Madonnna della Consolata教会。この白い建物の前に立つと、不思議と心が洗われるような気持になる。祈り、とはそういうことかもしれない。
 『9月20日大通り』に陽炎が立ち昇り、路面電車の線路が歪んで見える。バカンス休暇真っ只中の、気だるさに支配されたトリノの街の空気。乾いてる。こんな時にはザラザラした現実の感触だけが妙にくっきりと知覚されて、どんな永遠より長い午後がやってくる。押し黙った恋人たちが歩いていく。空の買い物カゴを提げた老女が思案に暮れる。陽に焼けたサングラス姿の銀行員が、大股で通りの向こうのバールを目指す。終わらない昼間が、それぞれの小さな絶望に光をあてている。

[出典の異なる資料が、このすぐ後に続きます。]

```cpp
// ... 116 lines not shown
            const uint64_t rb = (maxrow * (uint64_t)ring_rows + POA_CHUNK - 1) & ~(POA_CHUNK - 1);
            if (tid == 0) sChunk[2] = atomicAdd(A.pool_next, (unsigned long long)rb);
            __syncthreads();
            const uint64_t b = t5_uniform64(sChunk[2]);
            if (b + rb > A.pool_size || rb >= (1ull << 32)) st |= ST_FAILED;
            ring_base = b;
        }
    }
    if (tid == 0) { sSink[2] = POA_NEG; sSink[3] = 0; }
    int prev_beg = 0, prev_end = -1;
    uint32_t seq_word = 0, seq_word_idx = 0xFFFFFFFFu;

    for (uint32_t v = 0; v < n_nodes && !failed; v++) {
    const uint4 nt = ntab[v];
    const uint32_t nlen = nt.y & 0xFFFFFFu;
    for (uint32_t tn = 0; tn < nlen && !failed; tn++) {
        asm volatile("" : "+s"(st));
        POA_MARK("row_topo");
        const uint32_t r = nt.x + tn;
        const bool last = tn + 1 == nlen;
        const bool is_sink = last && (nt.z >> 31) != 0;
        const uint32_t ps = nt.w;
        uint32_t gb = 0;
        if (v > 0) {
            const uint32_t bi = r - 1;
            if ((bi & 3u) == 0 || (bi >> 2) != seq_word_idx) { seq_word_idx = bi >> 2; seq_word = seqw[seq_word_idx]; }
            gb = (seq_word >> (8u * (bi & 3u))) & 0xffu;
        }
        const bool simple = r > 0 && prev_lds && (tn > 0 || ((nt.y >> 24) == 1u && ps == r - 1));
        const bool writer = wv == (int)(r % (uint32_t)NW);
        POA_MARK("row_prevmax");
        int prev_lmax = 0, prev_rmax = 0;
        if (r > 0) {
            int4 rw = make_int4(INT32_MIN, INT32_MAX, INT32_MIN, 0);
            if (lane < NW) rw = sRed[lane];
            int b = rw.x, t;
            t = poa_dpp<0x111, 0xf>(INT32_MIN, b); b = t > b ? t : b;
            if (NW > 2) { t = poa_dpp<0x112, 0xf>(INT32_MIN, b); b = t > b ? t : b; }
            if (NW > 4) { t = poa_dpp<0x114, 0xf>(INT32_MIN, b); b = t > b ? t : b; }
            if (NW > 8) { t = poa_dpp<0x118, 0xf>(INT32_MIN, b); b = t > b ? t : b; }
            const int rbest = __builtin_amdgcn_readlane(b, NW - 1);
            const uint64_t tie = __builtin_amdgcn_ballot_w64(rw.x == rbest);
            if (__builtin_expect(__builtin_popcountll(tie) == 1, 1)) {
                const int w1 = __builtin_ctzll(tie);
                prev_lmax = __builtin_amdgcn_readlane(rw.y, w1);
// ... 16 lines not shown
                }
                prev_lmax = __builtin_amdgcn_readlane(lm, NW - 1);
                prev_rmax = __builtin_amdgcn_readlane(rm, NW - 1);
            }
            if (prev_far_use && writer && lane == 0) { R[r - 1].lmax = prev_lmax; R[r - 1].rmax = prev_rmax; }
        }
        POA_MARK("row_setup");
        const int remain = (int)(nt.z & 0x3fffffffu) + (int)(nlen - 1 - tn);
        int beg, end, np, pbeg = prev_beg, pend = prev_end;
        bool first, single, sp_near;
        uint32_t sp = r - 1;
        uint64_t vpo = 0;
        if (__builtin_expect(simple, 1)) {
            first = tn == 0;
            np = 1; single = true; sp_near = true;
            const int mpl = prev_lmax + 1, mpr = prev_rmax + 1;
            if (!P.banded) { beg = 0; end = qlen; }
            else {
                const int diag = qlen - remain;
                const int lo = mpl < diag ? mpl : diag;
                const int hi = mpr > diag ? mpr : diag;
                beg = lo - bw; if (beg < 0) beg = 0;
                end = hi + bw; if (end > qlen) end = qlen;
            }
        } else {
            first = tn == 0 && v > 0;
            np = v == 0 ? 0 : (tn == 0 ? (int)(nt.y >> 24) : 1);
            bool far = r > 0 && !prev_lds;
            if (first) {
                if (np == 1) far |= ps != r - 1;
                else
// ... 26 lines not shown
                const int lo = mpl < diag ? mpl : diag;
                const int hi = mpr > diag ? mpr : diag;
                beg = lo - bw; if (beg < 0) beg = 0;
                end = hi + bw; if (end > qlen) end = qlen;
            }
            if (single && !sp_near) {
                pbeg = __builtin_amdgcn_readfirstlane(R[sp].beg);
                pend = __builtin_amdgcn_readfirstlane(R[sp].end);
                vpo = t5_uniform64(R[sp].voff);
            }
        }
        const int bal = beg & ~3;
        const int W = (end - bal + 1 + 3) & ~3;
        const bool wide = (uint32_t)W + 8u > hg_cols;
        const bool keep = last || wide;
        const uint64_t doff = alloc(dcur, dend, (uint32_t)W * (np > 1 ? 4u : 1u), 0);
        uint64_t voff = 0;
        if (last && !failed) {
            if (r == 0 || (nt.z & 0x40000000u)) voff = chunked ? alloc(dcur, dend, 6u * (uint32_t)W, 0) : alloc(vcur, vendp, 6u * (uint32_t)W, 1);
            else {
                voff = ring_base + (uint64_t)ring_head * ((6u * (uint32_t)((qlen + 8) & ~3) + 15u) & ~15u);
                ring_head = ring_head + 1 == ring_rows ? 0 : ring_head + 1;
            }
        } else if (wide) voff = wide_scratch + (r & 1u) * 6ull * lds_cols;
        if (__builtin_expect(failed, 0)) break;
        if (writer && lane == 0) {
            uint32_t *rec = (uint32_t *)(R + r);
            *(uint4 *)rec = make_uint4((uint32_t)beg, (uint32_t)end, (uint32_t)doff, (uint32_t)(doff >> 32));
            *(uint2 *)(rec + 4) = make_uint2((uint32_t)voff, (uint32_t)(voff >> 32));
            *(HIP_vector_type<uint32_t, 3> *)(rec + 8) = HIP_vector_type<uint32_t, 3>(ps, first ? (uint32_t)np : 0u, keep ? 1u : 0u);
        }
        uint8_t *Vrow = pool + voff;
        uint8_t *drow = pool + doff;
        const uint32_t gd = gb - (uint32_t)'A';
        const bool acgt = gd < 20u && ((0x80045u >> gd) & 1u);
        const int sc_eq = acgt ? P.match : 0, sc_ne = acgt ? -P.mismatch : 0;
        const int gsh = (int)((gb >> 1) & 3u);
        const int ne4t = 4 * sc_ne + 1, mm4 = 4 * (sc_eq - sc_ne);
        const bool staged = !simple && r > 0 && !wide && q_plain;
        if (staged) {
            POA_MARK("row_stage");
            if (chunked) {
                bool no_row = false;
                for (int t = 0; t < np; t++) no_row |= t5_uniform64(R[np == 1 ? sp : plist[ps + t]].voff) == 0;
                if (__builtin_expect(no_row, 0)) st |= ST_FAILED;
// ... 73 lines not shown
                        *(uint32_t *)(drow + 2ull * W + c) = (uint32_t)a1[0] | ((uint32_t)a1[1] << 8) | ((uint32_t)a1[2] << 16) | ((uint32_t)a1[3] << 24);
                        *(uint32_t *)(drow + 3ull * W + c) = (uint32_t)a2[0] | ((uint32_t)a2[1] << 8) | ((uint32_t)a2[2] << 16) | ((uint32_t)a2[3] << 24);
                    }
                }
            }
            POA_LDS_BARRIER();
            pbeg = bal > 0 ? bal - 1 : 0;
            pend = bal + W - 1;
        }
        const uint8_t *Vp = pool + vpo;
        const int balp = pbeg & ~3;

        POA_MARK("row_steps");
        enum : uint32_t { F_SINGLE = 1u, F_NEAR = 2u, F_PLAIN = 4u, F_WIDE = 8u, F_KEEP = 16u, F_SINK = 32u, F_MULTI = 64u, F_SRC = 128u };
        const uint32_t rowf = (single ? F_SINGLE : 0u) | (sp_near ? F_NEAR : 0u) | (q_plain ? F_PLAIN : 0u) | (wide ? F_WIDE : 0u) |
                              (keep ? F_KEEP : 0u) | (is_sink ? F_SINK : 0u) | (np > 1 ? F_MULTI : 0u) | (r == 0 ? F_SRC : 0u);
        int best = INT32_MIN, lpos = beg, rpos = beg;
        const bool hot = (simple || staged) && !wide && q_plain;
        const int rlim = end < pend ? end : pend;
        auto run_steps = [&](auto hot_c) __attribute__((always_inline)) {
        constexpr bool HOT = decltype(hot_c)::value;
        int carry1 = POA_IDENT, carry2 = POA_IDENT, left1 = POA_IDENT, left2 = POA_IDENT;
        int next_left = 0;
        int buf = 0;
        for (int c0 = 0; c0 < W; c0 += STEP, buf ^= 1) {
            uint32_t f = HOT ? (rowf & (F_KEEP | F_SINK)) : rowf;
            asm volatile("" : "+s"(f));
            if (HOT) f |= F_SINGLE | F_NEAR | F_PLAIN;
            const int c = c0 + 4 * tid;
            const int j0 = bal + c;
            const bool lane_act = j0 <= end;
            const int jw0 = bal + c0 + 256 * wv, jw1 = jw0 + 255;
            const bool wave_act = jw0 <= end;
            int d_lp = jw0 - beg, d_rp = rlim - jw1, d_lq = (jw0 > beg ? jw0 : beg) - pbeg - 1;
            asm volatile("" : "+s"(d_lp), "+s"(d_rp), "+s"(d_lq));
            const uint32_t e_lp = (uint32_t)d_lp >> 31;
            const uint32_t e_rp = (uint32_t)d_rp >> 31;
            const uint32_t e_lq = (uint32_t)d_lq >> 31;
            const bool lp = e_lp != 0, rp = e_rp != 0, lq = e_lq != 0;
            int htt[4], ht4[4], e1t[4], e2t[4], pmeta[4];
            int agg1 = POA_IDENT, agg2 = POA_IDENT, alast1 = POA_IDENT, alast2 = POA_IDENT;
// ... 330 lines not shown
                                const int kf = hb[0] == m4 ? 0 : (hb[1] == m4 ? 1 : (hb[2] == m4 ? 2 : 3));
                                const int kl = hb[3] == m4 ? 3 : (hb[2] == m4 ? 2 : (hb[1] == m4 ? 1 : 0));
                                if (m4 > best) { best = m4; lpos = j0 + kf; }
                                rpos = j0 + kl;
                            }
                        }
                        if (__builtin_expect((f & F_SINK) != 0, 0)) {
                            const int kq = qlen - j0;
#pragma unroll
                            for (int k = 0; k < 4; k++)
                                if (kq == k) sSink[0] = h4[k];
                        }
                        if (!EDGE || j0 <= end) {
                            const int4 hq = make_int4(h4[0], h4[1], h4[2], h4[3]);
                            const uint2 gq = make_uint2((uint32_t)ga, (uint32_t)gbb);
                            if (!(f & F_WIDE)) {
                                *(int4 *)(Hs + (j0 & win_mask)) = hq;
                                *(uint2 *)(Gs + (j0 & win_mask)) = gq;
                            }
                            *(uint32_t *)(drow + c) = (uint32_t)dirq;
                            if (f & F_KEEP) {
                                *(int4 *)((int32_t *)Vrow + c) = hq;
                                *(uint2 *)(Vrow + 4ll * W + 2ll * c) = gq;
                            }
                        }
                    };
                    if (__builtin_expect((e_lp | e_rp) != 0, 0)) phase2(std::true_type{});
                    else phase2(std::false_type{});
        if constexpr (HOT) POA_MARK("hot_p2_slow"); else POA_MARK("p2_slow");
                } else if (lane_act) {
                    int beg_ = beg, end_ = end;
// ... 66 lines not shown
                if (mine) { red[0] = best; red[1] = lpos; red[2] = rpos; }
            } else {
                int lm = mine ? lpos : INT32_MAX, rm = mine ? rpos : INT32_MIN;
                lm = poa_wave_scan_min(lm);
                rm = poa_wave_scan_max(rm);
                if (lane == 63) { red[0] = wb; red[1] = lm; red[2] = rm; }
            }
        }
        POA_LDS_BARRIER();
        POA_MARK("row_end");
        if (__builtin_expect(is_sink, 0) && tid == 0) {
            const int val = (qlen >= beg && qlen <= end) ? sSink[0] >> 2 : POA_NEG;
            if (sSink[3] == 0 || val > sSink[2]) { sSink[2] = val; sSink[3] = (int)r + 1; }
        }
        prev_beg = beg; prev_end = end;
        st = (st & ~(ST_PREV_LDS | ST_PREV_FAR_USE)) | (wide ? 0u : ST_PREV_LDS) | (last ? ST_PREV_FAR_USE : 0u);
    }
    }
    POA_MARK("epilogue");
    __syncthreads();
    if (tid >= 64) return;
    const poa_t5_args E = *t5_kargs();
    const poa_prob pe = E.probs[blockIdx.x];
    poa_out &O = E.outs[blockIdx.x];
    int status = POA_ST_OK;
    uint32_t start_row = 0;
    int sink_best = POA_NEG;
    if (failed) status = POA_ST_POOL;
    else {
        sink_best = __builtin_amdgcn_readfirstlane(sSink[2]);
        const int sr = __builtin_amdgcn_readfirstlane(sSink[3]);
        start_row = sr ? (uint32_t)(sr - 1) : 0u;
        status = (sr != 0 && sink_best > POA_NEG / 2) ? POA_ST_OK : POA_ST_NOALN;
        const poa_row *Rr = E.rows + pe.row0;
        uint64_t cells = 0, vcells = 0;
        int maxw = 0;
        for (uint32_t r = (uint32_t)lane; r <= pe.N; r += 64) {
            const int b = Rr[r].beg, e = Rr[r].end, kp = Rr[r].base;
            const int W = (e - (b & ~3) + 1 + 3) & ~3;
            maxw = W > maxw ? W : maxw;
            if (r > 0) cells += (uint64_t)(e - b + 1);
            if (kp) vcells += (uint64_t)(e - b + 1);
        }
        for (int sh = 32; sh > 0; sh >>= 1) {
            cells += __shfl_down(cells, sh);
            vcells += __shfl_down(vcells, sh);
            const int m2 = __shfl_down(maxw, sh);
            maxw = m2 > maxw ? m2 : maxw;
        }
        if (tid == 0) { O.cells = cells; O.vcells = vcells; O.maxw = (uint32_t)maxw; }
    }
    if (tid == 0) {
        if (failed) { O.cells = 0; O.vcells = 0; O.maxw = 0; }
        O.score = failed ? POA_NEG : sink_best;
        O.row = start_row;
        O.status = status;
    }
    if (E.tb_ops) {
        uint8_t *pool_e = E.cp.n_slots ? nullptr : E.pool;
        poa_traceback_wave<2>(*(tb_lds *)(smem + HDR), tid, pe, E.rows, E.preds, pool_e, O, E.tb_ops, E.tb_orow, 0, status, start_row);
    }
    if (tid == 0) {
        O.t_end = __builtin_amdgcn_s_memrealtime();
        if (E.cp.n_slots) {
            const uint32_t state_slot = (uint32_t)sSink[1];
            if (own_head != POA_NIL) poa_chunk_push(E.cp, blockIdx.x, own_head, (uint32_t)sChunk[3]);
            const uint64_t state_lo = (uint64_t)E.cp.state_base + (uint64_t)state_slot * E.cp.state_size;
            (void)atomicAdd(E.pool_next, (unsigned long long)own_chunks * POA_CHUNK + (vcur - state_lo));
            __builtin_amdgcn_fence(__ATOMIC_RELEASE, "agent");
            (void)atomicExch(&E.cp.slot_flag[state_slot], 0u);
        }
    }
}
#undef chunked
#undef failed
#undef q_plain
#undef prev_lds
#undef prev_far_use
```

 そしていましもアンジェリカは、彼女の慎ましい部屋の小さなソファに座り、つい何日か前に終わったコペンハーゲンでのバカンスを思い起こしているんだろう。扇風機を2台も買ったし、バカンスの旅行代金だって1,200ユーロも払ったのよ、と大袈裟なため息まじりの彼女と電話で話したのは、7月も終わりの頃だった。9月の土曜日は全部働かなきゃ。そう明るく言って電話を切ったアンジェリカの言葉に、僕は彼女が、どこか彼女自身を鼓舞している響きを感じていた。

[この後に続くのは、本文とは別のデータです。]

struct SolvePlan {
	SchurSystem sy;
	CholDev ch;
	int its = 1;
	bool mixed = false;
	double rel_tol = 0;
	bool small = false;
	char* mem = nullptr;
	~SolvePlan() { if (mem) (void)hipFree(mem); }
};
static std::shared_ptr<SolvePlan> solve_plan_store(lsfm_context* ctx, const SchurSystem& sy, const CholDev& ch, int its)
{
	auto sp = std::make_shared<SolvePlan>();
	const size_t M = sy.M, nnzb = sy.nnzb, cap = (size_t)sy.mask + 1;
// ... 93 lines not shown
		PreLevel* raw = pl.get();
		ctx->worker->run([raw]() { chol_symbolic(raw->hin.keys.data(), raw->sy.nnzb, raw->hin.origin.data(), raw->sy.M, raw->sym); });
		pl->worker = ctx->worker.get();
		ctx->mark("pre_sym");
		pl->whole = whole; pl->level = next_level; pl->its = step_hint;
		ctx->pre = pl;
	}
	if (!whole) return;
	const int B = Y.B;
	ctx->pre_plan.tr_cnt.assign(counts.begin(), counts.begin() + 2 * (B + 1));
	ctx->pre_plan.join_rb.assign(counts.begin() + 2 * (B + 1), counts.end());
	ctx->pre_plan.solve.reset();
	ctx->pre_plan.idx = kept;
	ctx->pre_plan.valid = true;
	ctx->pre_plan_level = next_level;
	ctx->mark("pre_plan");
}
static std::shared_ptr<SolvePlan> pre_plan_complete(lsfm_context* ctx, PreLevel& pl)
{
	pl.wait();
	auto sp = std::make_shared<SolvePlan>();
	sp->sy = pl.sy;
	sp->its = pl.its; sp->mixed = ctx->pcg.mixed; sp->rel_tol = ctx->pcg.rel_tol;
	{
		OnStream on(ctx, ctx->stream3, &ctx->sarena[pl.level & 1]);
		chol_upload_index(ctx, pl.sym, sp->ch);
		LSFM_CHECK_HIP(hipEventRecord(ctx->evP, ctx->stream));
	}
	LSFM_CHECK_HIP(hipStreamWaitEvent(ctx->stream, ctx->evP, 0));
	return sp;
}

__global__ void k_dbg_absstats(size_t n, const double* __restrict__ a, double* __restrict__ out)
{
	double s = 0.0, m = 0.0;
	for (size_t i = (size_t)blockIdx.x * blockDim.x + threadIdx.x; i < n; i += (size_t)gridDim.x * blockDim.x)
	{
		const double v = fabs(a[i]);
		s += v; if (v > m || !(v == v)) m = v == v ? v : 1e300;
	}
	atomic_add_f64(out, s);
	atomicMax(reinterpret_cast<unsigned long long*>(out + 1), (unsigned long long)__double_as_longlong(m));
}
__global__ void k_dbg_dinv(int M, const double* __restrict__ Dinv, const double* __restrict__ diag0, const int* __restrict__ colptr, int first_group_col)
{
	int j = blockIdx.x * blockDim.x + threadIdx.x;
	if (j >= M) return;
	double m = 0.0;
	for (int q = 0; q < 36; q++) m = fmax(m, fabs(Dinv[(size_t)j * 36 + q]));
	if (m > 1e3 || !(m == m))
		printf("[lsfm conv] column %d (%s, %d blocks): max |Dinv| %.3e, Dinv diag %.3e %.3e %.3e %.3e %.3e %.3e, diag0 %.3e %.3e %.3e %.3e %.3e %.3e\n", j,
		       j >= first_group_col ? "group" : "leaf", colptr[j + 1] - colptr[j], m, Dinv[(size_t)j * 36], Dinv[(size_t)j * 36 + 7], Dinv[(size_t)j * 36 + 14],
		       Dinv[(size_t)j * 36 + 21], Dinv[(size_t)j * 36 + 28], Dinv[(size_t)j * 36 + 35], diag0[j * 6], diag0[j * 6 + 1], diag0[j * 6 + 2], diag0[j * 6 + 3],
		       diag0[j * 6 + 4], diag0[j * 6 + 5]);
}
__global__ void k_digest(size_t n, const unsigned long long* __restrict__ a, unsigned long long* out)
{
	unsigned long long h = 0;
	for (size_t i = (size_t)blockIdx.x * blockDim.x + threadIdx.x; i < n; i += (size_t)gridDim.x * blockDim.x)
	{
		unsigned long long b = a[i];
		if (b == 0x8000000000000000ull) b = 0;
		b ^= b >> 31; b *= 0x9E3779B97F4A7C15ull * (2 * (unsigned long long)i + 1); b ^= b >> 29;
		h += b;
	}
	atomicAdd(out, h);
}
__global__ void k_digest_compare(const unsigned long long* d, int* mismatch)
{
	if (d[0] != d[1]) atomicAdd(mismatch, 1);
}
__global__ void k_chol_err_to_run(const int* err, RunStatsDev* run)
{
	if (*err && !run->chol_err) run->chol_err = *err;
}

struct LevelStructure {
	SchurSystem sy;
	CholDev ch;
	SolvePlan* sp = nullptr;
	double tw0 = 0, tw1 = 0;
};
static double wall_ms() { return std::chrono::duration<double, std::milli>(std::chrono::steady_clock::now().time_since_epoch()).count(); }
static LevelStructure level_structure(lsfm_context* ctx, const SolveIO& io, SolvePlan* sp, PreLevel* pre, bool pending, hipEvent_t eb)
{
	hipStream_t s = ctx->stream;
	LevelStructure ls;
	SchurSystem& sy = ls.sy;
	CholDev& ch = ls.ch;
	const bool pattern_dep = ctx->pattern_dep;
	ctx->pattern_dep = false;
	auto assemble = [&]() {
		build_schur_values(ctx, io, sy);
		LSFM_REC_T(eb, s); if (roctx().mark) roctx().mark("lsfm factor + refine: begin");
		LSFM_CHECK_HIP(hipEventRecord(ctx->evK, s));
	};
	if (sp || pending)
	{
		sy = pending ? pre->sy : sp->sy;
		schur_vinv(ctx, io, sy);
		assemble();
		if (pending)
		{
			ctx->mark("k9_enq");
			ctx->plan->solve = pre_plan_complete(ctx, *pre);
			sp = ctx->plan->solve.get();
			ctx->mark("sym_wait");
		}
		ls.sp = sp;
		ch = sp->ch;
		chol_alloc_values(ctx, ch);
		return ls;
	}
	schur_vinv(ctx, io, sy);
	CholHostIn hin;
	bool have = false;
	if (pre && !(pre->M == io.M && !ctx->comm)) pre = nullptr;
	if (pre)
	{
		schur_pattern_early_drop(ctx);
		SchurSystem prepared = pre->sy;
		prepared.IV = sy.IV; prepared.LY = sy.LY; prepared.ymax = sy.ymax; prepared.uu = sy.uu;
		sy = prepared;
		have = true;
		LSFM_CHECK_HIP(hipStreamWaitEvent(s, ctx->evP, 0));
		if (getenv("LSFM_CHECK_EARLY_PATTERN")) schur_pattern_check(ctx, io, sy, "prefetched");
	}
	else if (ctx->early && !ctx->comm)
	{
		LSFM_CHECK_HIP(hipStreamWaitEvent(ctx->stream3, ctx->evC, 0));
		{
			OnStream on(ctx, ctx->stream3);
			ctx->mark("sv_start");
			have = schur_pattern_early_finish(ctx, io, sy);
			ctx->mark("pat_fin");
			if (have)
			{
				if (getenv("LSFM_CHECK_EARLY_PATTERN")) schur_pattern_check(ctx, io, sy, "early");
				chol_fetch(ctx, sy, io.d_pose_origin, hin);
				ctx->mark("fetch");
				schur_pattern_early_extras(ctx, sy);
				LSFM_CHECK_HIP(hipEventRecord(ctx->evB, ctx->stream));
			}
		}
		if (have) LSFM_CHECK_HIP(hipStreamWaitEvent(s, ctx->evB, 0));
	}
	else if (pattern_dep && !ctx->comm)
	{
		LSFM_CHECK_HIP(hipStreamWaitEvent(ctx->stream2, ctx->evA, 0));
		{
			OnStream on(ctx, ctx->stream2);
			build_schur_pattern(ctx, io, sy);
			chol_fetch(ctx, sy, io.d_pose_origin, hin);
			LSFM_CHECK_HIP(hipEventRecord(ctx->evB, ctx->stream));
		}
		LSFM_CHECK_HIP(hipStreamWaitEvent(s, ctx->evB, 0));
		have = true;
	}
	if (!have)
	{
		build_schur_pattern(ctx, io, sy);
		chol_fetch(ctx, sy, io.d_pose_origin, hin);
	}
	assemble();
	ls.tw0 = wall_ms();
	ctx->mark("k9_enq");
	if (pre) { pre->wait(); chol_upload_symbolic(ctx, pre->sym, ch); }
	else chol_analyse(ctx, sy, hin, ch);
	ctx->mark("analyse");
	ls.tw1 = wall_ms();
	return ls;
}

 その電話の翌日、メールが届いた。恋人のアンドレアと別れたので、コペンハーゲンには一人でいくことになった、と素っ気なくそれだけが書かれていた。電話ではそんなことひとことも言ってなかったのに、あとからポツンとそんなメールを送ってくるアンジェリカの心情が、たった2行の本文を包む空白の中に優しく漂っていた。返信を送っていいものかどうなのか、僕はしばらくの間躊躇して、結局は受け取ったままにしておいた。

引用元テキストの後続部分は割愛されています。